三大势力中手握军权最有希望的戚将军在皇帝驾崩后将大部分兵力守住了皇宫,当时众臣都以为他要篡位,又或者是挟持小太子做傀儡。但是等到沈清如病好后,戚将军就撤出了兵力,毫不留恋地离开了皇宫,如今就住在将军府,寻常不外出,让人十分疑惑。

朝政反而是穆相主导,小太子也参与其中,甚至定了在几日后进行继位大典。

难道戚将军要退出夺位?

无论外界流言四起,将军府内仍是一片喜乐融融。

此时沈清如正和张知衡把酒言欢,他们俩许久未这样放松地谈心了。沈清如喝酒容易红脸,很快便是双颊熏红,眼神迷离的模样。张知衡倒还好些,他倒了一杯凉茶推到沈清如面前。

“不要,喝酒就喝酒,茶有什么意思?”沈清如皱眉。

“你有些醉了。”

“你看错啦,我只是看上去像醉了。”

张知衡不和他争辩,只笑了笑。

“你……你跟季昭现在怎么样啊?如今皇帝也不在了,世家应该轻松不少吧?”

张知衡听他坦然直言,愣了一下,他左右看了下,守在凉亭边的士兵目不斜视,对沈清如说的话毫无反应。

他释然一笑,也是,在将军府说这些话确实没什么忌讳。

“季昭他如今对季家的家业也算全部接手了,每日忙得脚不沾地,我家……现在这个样子,也少有闲暇。
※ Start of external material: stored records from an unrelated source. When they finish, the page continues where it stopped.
# Signalsmith-Audio/signalsmith-stretch

Measured on AMD Instinct MI355X. Metric: Msamples/sec (in+out) at 48kHz stereo presetDefault, higher is better.
Workload: dtype f32

## Files before the change

### signalsmith-stretch_amd/csrc/smst_fft.hip

```cpp
#include "smst_kernels_common.h"
#include <type_traits>

namespace smst {

template <int SIGN> __device__ __forceinline__ fc mulTwiddle(fc v, fc w) { return fmul<(SIGN > 0)>(v, w); }
template <int SIGN> __device__ __forceinline__ fc addJ(fc a, fc b) { return (SIGN < 0) ? fsubI(a, b) : faddI(a, b); }
template <int SIGN> __device__ __forceinline__ fc subJ(fc a, fc b) { return (SIGN < 0) ? faddI(a, b) : fsubI(a, b); }
template <int SIGN> __device__ __forceinline__ fc mulJ(fc a) { return (SIGN < 0) ? fmake(a.y, -a.x) : fmake(-a.y, a.x); }

template <int SIGN>
__device__ __forceinline__ void dft4(fc &a, fc &b, fc &c, fc &d) {
	const fc apc = fadd(a, c), amc = fsub(a, c), bpd = fadd(b, d), bmd = fsub(b, d);
	a = fadd(apc, bpd);
	b = addJ<SIGN>(amc, bmd);
	c = fsub(apc, bpd);
	d = subJ<SIGN>(amc, bmd);
}
template <int SIGN>
__device__ __forceinline__ void dft4J(fc &a, fc &b, fc &c, fc &d) {
	const fc apc = addJ<SIGN>(a, c), amc = subJ<SIGN>(a, c), bpd = fadd(b, d), bmd = fsub(b, d);
	a = fadd(apc, bpd);
	b = addJ<SIGN>(amc, bmd);
	c = fsub(apc, bpd);
	d = subJ<SIGN>(amc, bmd);
}
template <int SIGN>
__device__ __forceinline__ void dft3(fc &a, fc &b, fc &c) {
	const float s3 = 0.86602540378443864676f;
	const fc bpc = fadd(b, c), bmc = fsub(b, c);
	const fc t = fmake(a.x - 0.5f*bpc.x, a.y - 0.5f*bpc.y);
	const fc jb = mulJ<SIGN>(bmc);
	const fc u = fmake(jb.x*s3, jb.y*s3);
	a = fadd(a, bpc);
	b = fadd(t, u);
	c = fsub(t, u);
}
template <int SIGN>
__device__ __forceinline__ void dft5(fc &a, fc &b, fc &c, fc &d, fc &e) {
	const float c1 = 0.30901699437494742410f, c2 = -0.80901699437494742410f;
	const float s1 = 0.95105651629515357212f, s2 = 0.58778525229247312917f;
	const fc bpe = fadd(b, e), bme = fsub(b, e), cpd = fadd(c, d), cmd = fsub(c, d);
	const fc t1 = fmake(a.x + c1*bpe.x + c2*cpd.x, a.y + c1*bpe.y + c2*cpd.y);
	const fc t2 = fmake(a.x + c2*bpe.x + c1*cpd.x, a.y + c2*bpe.y + c1*cpd.y);
	const fc u1 = fmake(s1*bme.x + s2*cmd.x, s1*bme.y + s2*cmd.y);
	const fc u2 = fmake(s2*bme.x - s1*cmd.x, s2*bme.y - s1*cmd.y);
	a = fadd(a, fadd(bpe, cpd));
	b = addJ<SIGN>(t1, u1);
	c = addJ<SIGN>(t2, u2);
	d = subJ<SIGN>(t2, u2);
	e = subJ<SIGN>(t1, u1);
}
template <int SIGN>
__device__ float2 *fftLds(float2 *src2, float2 *dst2, const FftPlan &plan, const float2 *__restrict__ tw2) {
	fc *src = reinterpret_cast<fc *>(src2), *dst = reinterpret_cast<fc *>(dst2);
	const fc *__restrict__ tw = reinterpret_cast<const fc *>(tw2);
	const int H = plan.H;
	int nCur = H;
	int shift = 0;
	for (int pass = 0; pass < plan.npass; ++pass) {
		const int r = plan.radix[pass];
		const int m = nCur/r;
		const int nb = H/r;
		const int twScale = H/nCur;
		if (r == 4) {
			const int s = 1 << shift;
			for (int t = threadIdx.x; t < nb; t += blockDim.x) {
				const int p = t >> shift, q0 = t & (s - 1);
				const fc *in = src + q0 + (p << shift);
				const int inStride = m << shift;
				fc *out = dst + q0 + ((4*p) << shift);
				fc a = in[0], b = in[inStride], c = in[2*inStride], e = in[3*inStride];
				dft4<SIGN>(a, b, c, e);
				const int ti = p*twScale;
				out[0] = a;
				out[s] = mulTwiddle<SIGN>(b, tw[ti]);
				out[2*s] = mulTwiddle<SIGN>(c, tw[2*ti]);
				out[3*s] = mulTwiddle<SIGN>(e, tw[3*ti]);
			}
			shift += 2;
		} else if (r == 2) {
			const int s = 1 << shift;
			for (int t = threadIdx.x; t < nb; t += blockDim.x) {
				const int p = t >> shift, q0 = t & (s - 1);
				const fc *in = src + q0 + (p << shift);
				const int inStride = m << shift;
				fc *out = dst + q0 + ((2*p) << shift);
				const fc a = in[0], b = in[inStride];
				out[0] = fadd(a, b);
				out[s] = mulTwiddle<SIGN>(fsub(a, b), tw[p*twScale]);
			}
			shift += 1;
		} else if (r == 3) {
			const int s = nb;
			for (int t = threadIdx.x; t < nb; t += blockDim.x) {
				fc a = src[t], b = src[t + s], c = src[t + 2*s];
				dft3<SIGN>(a, b, c);
				dst[t] = a;
				dst[t + s] = b;
				dst[t + 2*s] = c;
			}
		} else {
			const int s = nb;
			for (int t = threadIdx.x; t < nb; t += blockDim.x) {
				fc a = src[t], b = src[t + s], c = src[t + 2*s], e = src[t + 3*s], f = src[t + 4*s];
				dft5<SIGN>(a, b, c, e, f);
				dst[t] = a;
				dst[t + s] = b;
				dst[t + 2*s] = c;
				dst[t + 3*s] = e;
				dst[t + 4*s] = f;
			}
		}
		__syncthreads();
		fc *tmp = src; src = dst; dst = tmp;
		nCur = m;
	}
	return reinterpret_cast<float2 *>(src);
}

template <int SIGN>
__device__ __forceinline__ fc mulConst(fc v, float re, float im) {
	const float s = (SIGN < 0) ? -im : im;
	return fmake(v.x*re - v.y*s, v.x*s + v.y*re);
}
template <int SIGN>
__device__ __forceinline__ void dft16(fc (&v)[16]) {
#pragma unroll
	for (int i = 0; i < 4; ++i) dft4<SIGN>(v[i], v[i + 4], v[i + 8], v[i + 12]);
	const float c1 = 0.92387953251128675613f, s1 = 0.38268343236508977173f, h = 0.70710678118654752440f;
	v[1 + 4] = mulConst<SIGN>(v[1 + 4], c1, s1);
	v[1 + 8] = mulConst<SIGN>(v[1 + 8], h, h);
	v[1 + 12] = mulConst<SIGN>(v[1 + 12], s1, c1);
	v[2 + 4] = mulConst<SIGN>(v[2 + 4], h, h);
	v[2 + 12] = mulConst<SIGN>(v[2 + 12], -h, h);
	v[3 + 4] = mulConst<SIGN>(v[3 + 4], s1, c1);
	v[3 + 8] = mulConst<SIGN>(v[3 + 8], -h, h);
	v[3 + 12] = mulConst<SIGN>(v[3 + 12], -c1, -s1);
#pragma unroll
	for (int e = 0; e < 4; ++e) {
		if (e == 2) dft4J<SIGN>(v[4*e], v[4*e + 1], v[4*e + 2], v[4*e + 3]);
		else dft4<SIGN>(v[4*e], v[4*e + 1], v[4*e + 2], v[4*e + 3]);
	}
}
template <int SIGN, int RA, int N>
__device__ __forceinline__ void dftPow2(fc (&v)[N], int base, int stride) {
	if constexpr (RA == 2) {
		const fc a = v[base], b = v[base + stride];
		v[base] = fadd(a, b);
		v[base + stride] = fsub(a, b);
	} else if constexpr (RA == 4) {
		dft4<SIGN>(v[base], v[base + stride], v[base + 2*stride], v[base + 3*stride]);
	} else {
		static_assert(RA == 8, "radix 2, 4 or 8");
		fc e0 = v[base], e1 = v[base + 2*stride], e2 = v[base + 4*stride], e3 = v[base + 6*stride];
		fc o0 = v[base + stride], o1 = v[base + 3*stride], o2 = v[base + 5*stride], o3 = v[base + 7*stride];
		dft4<SIGN>(e0, e1, e2, e3);
		dft4<SIGN>(o0, o1, o2, o3);
		const float h = 0.70710678118654752440f;
		o1 = mulConst<SIGN>(o1, h, h);
		o3 = mulConst<SIGN>(o3, -h, h);
		v[base] = fadd(e0, o0); v[base + 4*stride] = fsub(e0, o0);
		v[base + stride] = fadd(e1, o1); v[base + 5*stride] = fsub(e1, o1);
		v[base + 2*stride] = addJ<SIGN>(e2, o2); v[base + 6*stride] = subJ<SIGN>(e2, o2);
		v[base + 3*stride] = fadd(e3, o3); v[base + 7*stride] = fsub(e3, o3);
	}
}
template <int R3> struct LastStage {
	static constexpr int G = (R3%3 == 0) ? 3 : 5;
	static constexpr int RA = R3/G;
	static_assert(R3%G == 0 && (RA == 2 || RA == 4 || RA == 8), "last stage: {2,4,8} x {3,5} points");
};
template <int SIGN, int R3>
__device__ __forceinline__ void dftLast(fc (&v)[R3]) {
	constexpr int G = LastStage<R3>::G, RA = LastStage<R3>::RA;
#pragma unroll
	for (int i = 0; i < G; ++i) dftPow2<SIGN, RA>(v, i, G);
#pragma unroll
	for (int i = 1; i < G; ++i) {
#pragma unroll
		for (int e = 1; e < RA; ++e) {
			const float ang = 6.28318530717958647692f*float(i*e)/float(R3);
			v[i + G*e] = mulConst<SIGN>(v[i + G*e], __builtin_cosf(ang), __builtin_sinf(ang));
		}
	}
#pragma unroll
	for (int e = 0; e < RA; ++e) {
		if constexpr (G == 3) dft3<SIGN>(v[G*e], v[G*e + 1], v[G*e + 2]);
		else dft5<SIGN>(v[G*e], v[G*e + 1], v[G*e + 2], v[G*e + 3 < R3 ? G*e + 3 : 0], v[G*e + 4 < R3 ? G*e + 4 : 0]);
	}
}
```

再说,其实缘分难求,清如你也不用太过执着,我和他依旧是旧友,这样便很好了。”

张家家主最近上了云鹤山,待了几日后突然决定剃发修行,张家太傅得知后上山与他长谈一夜,翌日回府后苍老了不少,于是张家的诸多事务都落在了张知衡的身上。

“你们……就是两个人都太倔了。”沈清如打了个酒嗝,视线逐渐有些模糊。

他絮絮叨叨说着,都是些劝张知衡去和季昭和好的话。

如今局势稍稍太平,沈清如也希望好事成双。

张知衡含笑倾听,眼底是一片温和,最终,他也只是在沈清如睡着后给他披了一件外衣。

沉默的士兵突然浑身一凛,沉声道,“将军。”

张知衡侧过头,便看见戚源绕过廊道,直直朝着凉亭走来,他的眉眼俊美而冰冷,等到临近了,张知衡还能感受到一股掩不住的气势,那是从真实的厮杀中锻造而出的独特气质。

他的目光都集中在沈清如的身上,半点没分给张知衡。

虽是夏日,夜色里的凉亭仍有几分冷意。

他握住沈清如的手,被温度凉得皱了皱眉。戚源瞥了眼沈清如身上的外衣,一把掀开,随后就将他手上带着的大衣重新裹住正不满地哼哼的青年。

沈清如睡得迷迷糊糊,但是熟悉的味道让他意识到是谁,特别娇气得推了把男子硬邦邦的的胸膛。

“离我远点,热死了。”

“风吹着会着凉的。”

沈清如咂咂嘴,“你好烦。”

他靠在戚源的怀里,又陷进了梦里,只有浅浅的呼吸声。

戚源调整了手臂的角度,让人睡得更舒服些。

睡着的沈清如两颊红彤彤的,格外惹人怜爱,戚源也忍不住,低头亲了又亲。

张知衡本以为将军怕是不会再理他了,心里正琢磨怎么请辞,却听戚源突然开口,“张家的变故皆是因为上一辈的事情,你不必追究真相,那不是你应该了解的。”

将军沉静的眼眸没什么感情,但莫名地令人信服。

“追究地太深,对你只有坏处没有好处。”

张知衡握紧酒杯。

“如今是张家重整旗鼓的好时机,我想你应该懂的,别把时间和精力放在已经过去的往事上。”

张知衡张了张嘴,一瞬间却无话可说,半晌,他笑了笑,“谢将军一番良言。”

“不必谢。”戚将军抱起怀里的人,径直离开了凉亭。

张知衡知道,若不是因着沈清如与张家的关系,戚将军也不会与他说这么多。

他长长一声叹。

张御史毫无征兆,突然决定剃发修行,张知衡确实十分不能理解,他也想要询问个中缘由,但是张太傅与张御史谈过后反而不愿意透露,一夜之间,他苍老了好多岁,疲惫的模样让张知衡也不忍心追问下去。

现在连将军都规劝他不要继续追问,或许其中真的有什么上辈子……被掩盖并绝不能被揭露的秘密。